In patients with serum CA-125 > 65 U/mL, gynecologic cancers, nongynecologic cancers and non-malignant conditions constituted 74.3%, 10.2% and 13.1% of diagnoses, respectively. In patients with serum CA-125 > or = 1,000 U/mL, the same conditions were responsible for 89%, 7% and 3% of diagnoses, respectively. Endometriosis and metastatic breast cancer were the most common benign condition and nongynecologic cancer associated with serum CA-125 > 65 U/mL. The presence of an abdominopelvic mass significantly increased the risk of malignancy (P < .00005). Approximately 90% of patients with CA-125 > 65 U/mL and no mass had nonmalignant disease. The diagnoses of serum CA-125 values > 65 U/mL varied significantly in premenopausal versus postmenopausal patients. Postmenopausal patients had a higher incidence of gynecologic (P = .002) and nongynecologic (P = .0008) cancers and lower incidence of benign conditions (P < .0005). The odds ratio that CA-125 levels were associated with cancer increased as the level of CA-125 increased.
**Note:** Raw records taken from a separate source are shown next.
__global__ void k_mask_table(double* __restrict__ G, int ld, int n1, ExtThresholds th) {
  const long long idx = blockIdx.x * (long long)blockDim.x + threadIdx.x;
// ... 854 lines not shown
  const int m_raw = 4 * int(blockIdx.x) + w;
  const bool live = m_raw < Mc;
  const int m = live ? m_raw : Mc - 1;
  const double* am = a + size_t(m) * f.kblk;
  double* ym = f.y + size_t(m) * f.nGp;
#ifdef ROMHC_SOLVE1_STAMPS
  unsigned long long stamp[10];
#define S1_STAMP(i) stamp[i] = __builtin_readcyclecounter()
  S1_STAMP(0);
#else
#define S1_STAMP(i)
#endif
#define S1_WAVE_SYNC()                                   \
  do {                                                   \
    asm volatile("s_waitcnt lgkmcnt(0)" ::: "memory");   \
    __builtin_amdgcn_wave_barrier();                     \
  } while (0)
#define S1_BARRIER() asm volatile("s_waitcnt lgkmcnt(0)\n\ts_barrier" ::: "memory")
  const int l16 = lane & 15, l4 = lane >> 4;

  if (upd) {
    int4 irec[6], crec[S1_ITEM_PASSES];
    int wd[DENSE_GROUPS_MAX];
    {
      const int4* ir = reinterpret_cast<const int4*>(f.s1_items) + size_t(min(lane, max(f.ndi, 1) - 1)) * 6;
#pragma unroll
      for (int x = 0; x < 6; ++x) irec[x] = ir[x];
#pragma unroll
      for (int r = 0; r < S1_ITEM_PASSES; ++r) crec[r] = reinterpret_cast<const int4*>(f.s1_citems)[min(lane + 64 * r, max(f.ncoef, 1) - 1)];
#pragma unroll
      for (int g = 0; g < DENSE_GROUPS_MAX; ++g) wd[g] = g < f.ndg ? f.dweight[g * 64 + lane] : -2;
    }
    const int xr_first = lane < f.ncross ? f.xred[lane] : 0;
    const int2 sc_b = lane < f.nsc ? reinterpret_cast<const int2*>(f.scb)[lane] : int2{0, 0};
    const RhsTerm rt = f.rhs[min(lane, max(f.nrhs, 1) - 1)];
    const double gvec = f.g[lane];
    __syncthreads();
    {
      const double rcoef = lane < f.nrhs ? (rt.kind == 0 ? aL[rt.b0] / (aL[rt.e0] + aL[rt.e1]) : 0.5) : 0.0;
      double y = gvec;
      for (int t0 = 0; t0 < f.nrhs; t0 += 8) {
        double rv[8];
#pragma unroll
        for (int x = 0; x < 8; ++x) {
          rv[x] = 0.0;
          if (t0 + x < f.nrhs) {
            const int pos = __builtin_amdgcn_readlane(rt.pos, t0 + x), len = __builtin_amdgcn_readlane(rt.len, t0 + x);
            const int voff = __builtin_amdgcn_readlane(rt.voff, t0 + x);
            if (lane >= pos && lane < pos + len) rv[x] = f.vec[voff + lane - pos];
          }
        }
#pragma unroll
        for (int x = 0; x < 8; ++x)
          if (t0 + x < f.nrhs) y += readlane_f64(rcoef, t0 + x) * rv[x];
      }
      zs[lane] = y;
    }
    if (live)
      for (int i = lane; i < f.nGp; i += 64) ym[i] = 0.0;
    if (live && lane < f.nsc) ym[f.spos0 + lane] = sc_b.y >= 0 ? 1.0 / (aL[sc_b.x] + aL[sc_b.y]) : (1.0 / (double(f.N) * double(f.N))) / aL[sc_b.x];
    for (int i = lane + 64; live && i < f.nsc; i += 64) {
      const int b0 = f.scb[2 * i], b1 = f.scb[2 * i + 1];
      ym[f.spos0 + i] = b1 >= 0 ? 1.0 / (aL[b0] + aL[b1]) : (1.0 / (double(f.N) * double(f.N))) / aL[b0];
    }
    double wgt[DENSE_GROUPS_MAX];
#pragma unroll
    for (int g = 0; g < DENSE_GROUPS_MAX; ++g) {
      wgt[g] = 0.0;
      if (g < f.ndg) {
        const DenseGroup& dg = f.dgroups[g];
        wgt[g] = wd[g] >= 0 ? aL[wd[g]] : (wd[g] == -1 ? (aL[dg.b0] + aL[dg.b1]) / 2 : 0.0);
      }
    }
    const bool has_it = lane < f.ndi;
    const int it_g = irec[0].x, it_pos = irec[0].y, it_nv = irec[0].z;
    double it_den = 1.0, it_cv[4] = {0.0, 0.0, 0.0, 0.0}, it_vv[4] = {0.0, 0.0, 0.0, 0.0};
    if (has_it) {
      const int voff[4] = {irec[1].y, irec[1].z, irec[1].w, irec[2].x}, vblk[4] = {irec[2].y, irec[2].z, irec[2].w, irec[3].x};
      const int vu0[4] = {irec[3].y, irec[3].z, irec[3].w, irec[4].x}, vu1[4] = {irec[4].y, irec[4].z, irec[4].w, irec[5].x};
      it_den = aL[irec[0].w] + aL[irec[1].x];
#pragma unroll
      for (int v = 0; v < 4; ++v)
        if (v < it_nv) {
          it_cv[v] = aL[vblk[v]] / (aL[vu0[v]] + aL[vu1[v]]);
          it_vv[v] = f.vec[voff[v]];
        }
    }
    int ci_dst[S1_ITEM_PASSES], ci_src[S1_ITEM_PASSES];
#pragma unroll
    for (int r = 0; r < S1_ITEM_PASSES; ++r) {
      ci_src[r] = -1;
      ci_dst[r] = crec[r].x & 0xfffffff;
      if (lane + 64 * r < f.ncoef) {
        const int code = crec[r].x >> 28;
        if (code == 2) ci_src[r] = crec[r].y;
        else if (code != 0 && live) ym[ci_dst[r]] = code == 1 ? 1.0 / (aL[crec[r].z] + aL[crec[r].w]) : 0.0;
      }
    }
    __syncthreads();
    d4_t C[4][4];
    {
      int q = 0;
#pragma unroll
      for (int ib = 0; ib < 4; ++ib)
#pragma unroll
        for (int jb = 0; jb <= ib; ++jb, ++q)
#pragma unroll
          for (int g = 0; g < 4; ++g) {
            const int R = 16 * ib + 4 * g + l4, Cc = 16 * jb + l16;
            const double x = Ls[(q * 4 + g) * 64 + lane];
            C[ib][jb][g] = (R >= f.s1_ndr || Cc >= f.s1_ndr) ? (R == Cc ? 1.0 : 0.0) : x;
          }
    }
#pragma unroll
    for (int x = 0; x < 8; ++x) PnB[x * 64 + lane] = 0.0;
    S1_BARRIER();
#ifdef ROMHC_SOLVE1_PANEL_STAMPS
    unsigned long long uwait = 0;
    const unsigned long long ut0 = __builtin_readcyclecounter();
#endif
#pragma unroll
    for (int p = 0; p < 15; ++p) {
      const int jb = p >> 2;
      {
        const int p1 = p + 1, jb1 = p1 >> 2, co1 = 4 * (p1 & 3);
        double* dstp = PnB + (p1 & 1) * 256;
        if ((l16 >> 2) == (p1 & 3)) {
#pragma unroll
          for (int ib = jb1; ib < 4; ++ib)
#pragma unroll
            for (int g = 0; g < 4; ++g) dstp[(16 * ib + 4 * g + l4) * 4 + (l16 - co1)] = C[ib][jb1][g];
        }
      }
#ifdef ROMHC_SOLVE1_PANEL_STAMPS
      { const unsigned long long t0_ = __builtin_readcyclecounter(); S1_BARRIER(); uwait += __builtin_readcyclecounter() - t0_; }
#else
      S1_BARRIER();
#endif
      const double* Pp = (p & 1) ? Pn1 : Pn;
      double frag[4];
#pragma unroll
      for (int x = jb; x < 4; ++x) frag[x] = Pp[(16 * x + l16) * 4 + l4];
#pragma unroll
      for (int jb2 = jb; jb2 < 4; ++jb2)
#pragma unroll
        for (int ib = jb2; ib < 4; ++ib)
          C[ib][jb2] = __builtin_amdgcn_mfma_f64_16x16x4f64(-frag[ib], frag[jb2], C[ib][jb2], 0, 0, 0);
    }
#ifdef ROMHC_SOLVE1_PANEL_STAMPS
    const unsigned long long ut1 = __builtin_readcyclecounter();
#endif
    S1_BARRIER();
    if (!live) return;
    const double z = zs[lane];
    ym[lane] = z;
    if (lane < f.ncross) ym[f.xb0 + lane] = zs[xr_first];
    for (int x = lane + 64; x < f.ncross; x += 64) ym[f.xb0 + x] = zs[f.xred[x]];
#pragma unroll
    for (int g = 0; g < DENSE_GROUPS_MAX; ++g)
      if (g < f.ndg) wz[g * 64 + lane] = wgt[g] * z;
    S1_WAVE_SYNC();
    if (has_it) {
      const double* wg = wz + it_g * 64;
      const double* D = Dl + lane;
      double acc = 0.0;
#pragma unroll 1
      for (int j0 = 0; j0 < 64; j0 += 16) {
#pragma unroll
        for (int j = 0; j < 16; ++j) acc += D[(j0 + j) * f.ndi] * wg[j0 + j];
      }
#pragma unroll
      for (int v = 0; v < 4; ++v)
        if (v < it_nv) acc += it_cv[v] * it_vv[v];
      ym[it_pos] = acc / it_den;
    }
#pragma unroll
    for (int r = 0; r < S1_ITEM_PASSES; ++r)
      if (ci_src[r] >= 0) ym[ci_dst[r]] = zs[ci_src[r]];
    for (int it = lane + 64 * S1_ITEM_PASSES; it < f.ncoef; it += 64) {
      const CoefGroup& cg = f.groups[f.item_group[it]];
      const int k = f.item_k[it];
      if (cg.kind == 1 && k < cg.r) continue;
      ym[cg.cpos + k] = k == cg.r ? 1.0 / (aL[cg.b0] + aL[cg.b1]) : (k < cg.r ? zs[cg.zpos + k] : 0.0);
    }
#ifdef ROMHC_SOLVE1_STAMPS
    if (lane < 12) ym[lane] = PnB[lane];
#ifdef ROMHC_SOLVE1_PANEL_STAMPS
    if (lane == 12) ym[12] = double(uwait);
    if (lane == 13) ym[13] = double(ut1 - ut0);
#endif
#endif
    return;
  }

  {
    const unsigned d0 = unsigned(size_t((__attribute__((address_space(3))) char*)s1_dyn)) + unsigned(S1_COEF_BYTES + 4 * S1_WAVE_BYTES);
    const int nchunk = (f.ndi + 1) >> 1;
    const char* src = reinterpret_cast<const char*>(f.dmat);
    for (int c = w; c < nchunk; c += 4)
      asm volatile("s_mov_b32 m0, %0\n\tglobal_load_lds_dwordx4 %1, %2" ::"s"(__builtin_amdgcn_readfirstlane(d0 + unsigned(c) * 1024u)),
                   "v"(unsigned(lane) * 16u), "s"(x128_uniform(src + size_t(c) * 1024))
                   : "memory", "m0");
  }
  {
    const int p0 = f.wp0[w], np = f.wp0[w + 1] - p0;
    const double2* pbase = reinterpret_cast<const double2*>(f.pool_acc) + size_t(p0) * 128 + lane;
    double2 v[PAIR_RING][2];
    auto issue = [&](int i, double2 (&dst)[2]) {
      dst[0] = pbase[size_t(i) * 128];
      dst[1] = pbase[size_t(i) * 128 + 64];
    };
    const double a_l = lane < f.kblk ? am[lane] : 1.0;
    const GenTerm gt = f.terms[f.s1_t0 + min(lane, f.s1_nterm - 1)];
    int mine = f.wmeta[p0 + lane];
#pragma unroll
    for (int u = 0; u < PAIR_RING; ++u) issue(u, v[u]);
#pragma unroll
    for (int x = 0; x < 40; ++x) Ls[x * 64 + lane] = 0.0;
    aL[lane] = a_l;
    S1_WAVE_SYNC();
    coefs[w * 64 + lane] = lane < f.s1_nterm ? term_coef(gt, aL) : 0.0;
    __syncthreads();
    double cf[4];
#pragma unroll
    for (int s = 0; s < 4; ++s) cf[s] = coefs[s * 64 + lane];
    double acc4[4][4];
#pragma unroll
    for (int s = 0; s < 4; ++s)
#pragma unroll
      for (int g = 0; g < 4; ++g) acc4[s][g] = 0.0;
    double* const Cl0 = reinterpret_cast<double*>(s1_dyn + S1_COEF_BYTES) + lane;
    S1_STAMP(1);
    for (int base = 0; base < np; base += 64) {
      const int cur = mine;
      const int nxt = f.wmeta[p0 + base + 64 + lane];
      const int cnt = min(64, np - base);
#pragma unroll
      for (int i0 = 0; i0 < 64; i0 += PAIR_RING) {
        if (i0 >= cnt) break;
#pragma unroll
        for (int u = 0; u < PAIR_RING; ++u) {
          const int i = i0 + u;
          const int meta = __builtin_amdgcn_readlane(cur, i);
#pragma unroll
          for (int s = 0; s < 4; ++s) {
            const double c = readlane_f64(cf[s], meta & 0xff);
            acc4[s][0] = __builtin_fma(c, v[u][0].x, acc4[s][0]);
            acc4[s][1] = __builtin_fma(c, v[u][0].y, acc4[s][1]);
            acc4[s][2] = __builtin_fma(c, v[u][1].x, acc4[s][2]);
            acc4[s][3] = __builtin_fma(c, v[u][1].y, acc4[s][3]);
          }
          if (meta >> 16) {
            double* dst = Cl0 + ((meta >> 8) & 0xff) * 256;
#pragma unroll
            for (int s = 0; s < 4; ++s)
#pragma unroll
              for (int g = 0; g < 4; ++g) {
                dst[s * (S1_WAVE_BYTES / 8) + g * 64] = acc4[s][g];
                acc4[s][g] = 0.0;
              }
          }
          issue(base + i + PAIR_RING, v[u]);
        }
      }
      mine = nxt;
    }
    asm volatile("s_waitcnt vmcnt(0)" ::: "memory");
    __syncthreads();
  }
  S1_STAMP(2);
  double nv[4];
  {
    const int ib = lane >> 4;
    const double* src = Ls + ((ib * (ib + 1) / 2) * 4 + ((lane >> 2) & 3)) * 64 + (lane & 3) * 16;
    const double2 x0 = *reinterpret_cast<const double2*>(src), x1 = *reinterpret_cast<const double2*>(src + 2);
    nv[0] = x0.x; nv[1] = x0.y; nv[2] = x1.x; nv[3] = x1.y;
#pragma unroll
    for (int k = 0; k < 4; ++k)
      if (lane >= f.s1_ndr || k >= f.s1_ndr) nv[k] = lane == k ? 1.0 : 0.0;
  }
  S1_BARRIER();
  S1_STAMP(3);
  double y = zs[lane];
  double myrs = 0.0;
#ifdef ROMHC_SOLVE1_PANEL_STAMPS
  unsigned long long fwait = 0;
#endif
  S1_STAMP(4);
#pragma unroll
  for (int p = 0; p < 16; ++p) {
    const int c0 = 4 * p;
    chol_panel_regs(lane, c0, nv, y, myrs);
    {
      double* Pp = (p & 1) ? Pn1 : Pn;
      *reinterpret_cast<double2*>(&Pp[lane * 4]) = double2{nv[0], nv[1]};
      *reinterpret_cast<double2*>(&Pp[lane * 4 + 2]) = double2{nv[2], nv[3]};
    }
    if ((lane >> 2) >= p) {
      double* lrow = Ls + s1_lrow(lane) + c0;
      *reinterpret_cast<double2*>(lrow) = double2{nv[0], nv[1]};
      *reinterpret_cast<double2*>(lrow + 2) = double2{nv[2], nv[3]};
    }
    if (p < 15) {
#ifdef ROMHC_SOLVE1_PANEL_STAMPS
      { const unsigned long long t0_ = __builtin_readcyclecounter(); S1_BARRIER(); fwait += __builtin_readcyclecounter() - t0_; }
#else
      S1_BARRIER();
#endif
      const double* bp = PnB + ((p + 1) & 1) * 256 + lane * 4;
      const double2 b01 = *reinterpret_cast<const double2*>(bp), b23 = *reinterpret_cast<const double2*>(bp + 2);
      double nn[4] = {b01.x, b01.y, b23.x, b23.y};
#pragma unroll
      for (int kk = 0; kk < 4; ++kk)
#pragma unroll
        for (int k = 0; k < 4; ++k) nn[kk] = __builtin_fma(-nv[k], readlane_f64(nv[k], c0 + 4 + kk), nn[kk]);
#pragma unroll
      for (int kk = 0; kk < 4; ++kk) nv[kk] = nn[kk];
    }
  }
  if (chol_pivots_bad(myrs) && live && lane == 0) atomicOr(f.status, 1);
  S1_WAVE_SYNC();
  S1_STAMP(5);
#pragma unroll
  for (int h = 1; h >= 0; --h) {
    double lcol[32];
#pragma unroll
    for (int j = 0; j < 32; ++j) lcol[j] = Ls[s1_lrow(32 * h + j) + lane];
#pragma unroll
    for (int j = 31; j >= 0; --j) {
      const int jj = 32 * h + j;
      const double xj = readlane_f64(y, jj) * readlane_f64(myrs, jj);
      if (lane == jj) y = xj;
      else if (lane < jj) y -= lcol[j] * xj;
    }
  }
  zs[lane] = y;
  S1_STAMP(6);
#ifdef ROMHC_SOLVE1_STAMPS
#pragma unroll
  for (int k = 0; k < 7; ++k)
    if (lane == k) PnB[k] = double(stamp[k] - stamp[0]);
  if (lane >= 7 && lane < 12) PnB[lane] = 0.0;
#ifdef ROMHC_SOLVE1_PANEL_STAMPS
  if (lane == 10) PnB[10] = double(fwait);
#endif
#endif
  S1_BARRIER();
#undef S1_STAMP
#undef S1_WAVE_SYNC
#undef S1_BARRIER
}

The odds ratio of malignant versus benign disease was significantly higher in post-menopausal patients for all intervals of CA-125 levels until the level of > or = 1,000 U/mL was reached.

CONCLUSION

In patients seen at a tertiary center, serum CA-125 measurements > 65 U/mL were associated with nonmalignant conditions in 13% of patients. Although higher serum CA-125 levels were more associated with gynecologic malignancies, no level of CA-125 occurred exclusively with gynecologic cancers. In postmenopausal patients with serum CA-125 values > 65 U/mL and in patients with serum CA-125 values > 65 U/mL and an abdominopelvic mass, subspecialty consultation should be considered before proceeding to surgery.

摘要

目的

回顾血清CA - 125值>65 U/mL相关的各种病症的患病率,计算不同范围的高CA - 125值预测癌症的比值比,并研究绝经状态和肿块的存在对高血清CA - 125预测价值的影响。

研究设计

对克利夫兰诊所基金会连续就诊的313名血清CA - 125>65 U/mL的女性的诊断结果进行回顾性分析。采用交叉表、卡方检验、费舍尔精确检验和比值比进行统计分析。

结果

血清CA - 125>65 U/mL的患者中,妇科癌症、非妇科癌症和非恶性病症分别占诊断病例的74.3%、10.2%和13.1%。血清CA - 125>或=1000 U/mL的患者中,上述病症分别占诊断病例的89%、7%和3%。子宫内膜异位症和转移性乳腺癌是与血清CA - 125>65 U/mL相关的最常见的良性病症和非妇科癌症。腹盆腔肿块的存在显著增加了恶性肿瘤的风险(P<.00005)。血清CA - 125>65 U/mL且无肿块的患者中,约90%患有非恶性疾病。绝经前和绝经后患者血清CA - 125值>65 U/mL的诊断结果差异显著。绝经后患者妇科癌症(P =.002)和非妇科癌症(P =.0008)的发病率较高,良性病症的发病率较低(P<.0005)。CA - 125水平与癌症相关的比值比随着CA - 125水平的升高而增加。在CA - 125水平达到>或=1000 U/mL之前,绝经后患者在所有CA - 125水平区间内,恶性与良性疾病的比值比均显著更高。

结论

在三级医疗中心就诊的患者中,13%的血清CA - 125测量值>65 U/mL的患者患有非恶性病症。尽管较高的血清CA - 125水平与妇科恶性肿瘤的相关性更强,但没有一个CA - 125水平仅与妇科癌症相关。对于血清CA - 125值>65 U/mL的绝经后患者以及血清CA - 125值>65 U/mL且有腹盆腔肿块的患者,在进行手术前应考虑专科会诊。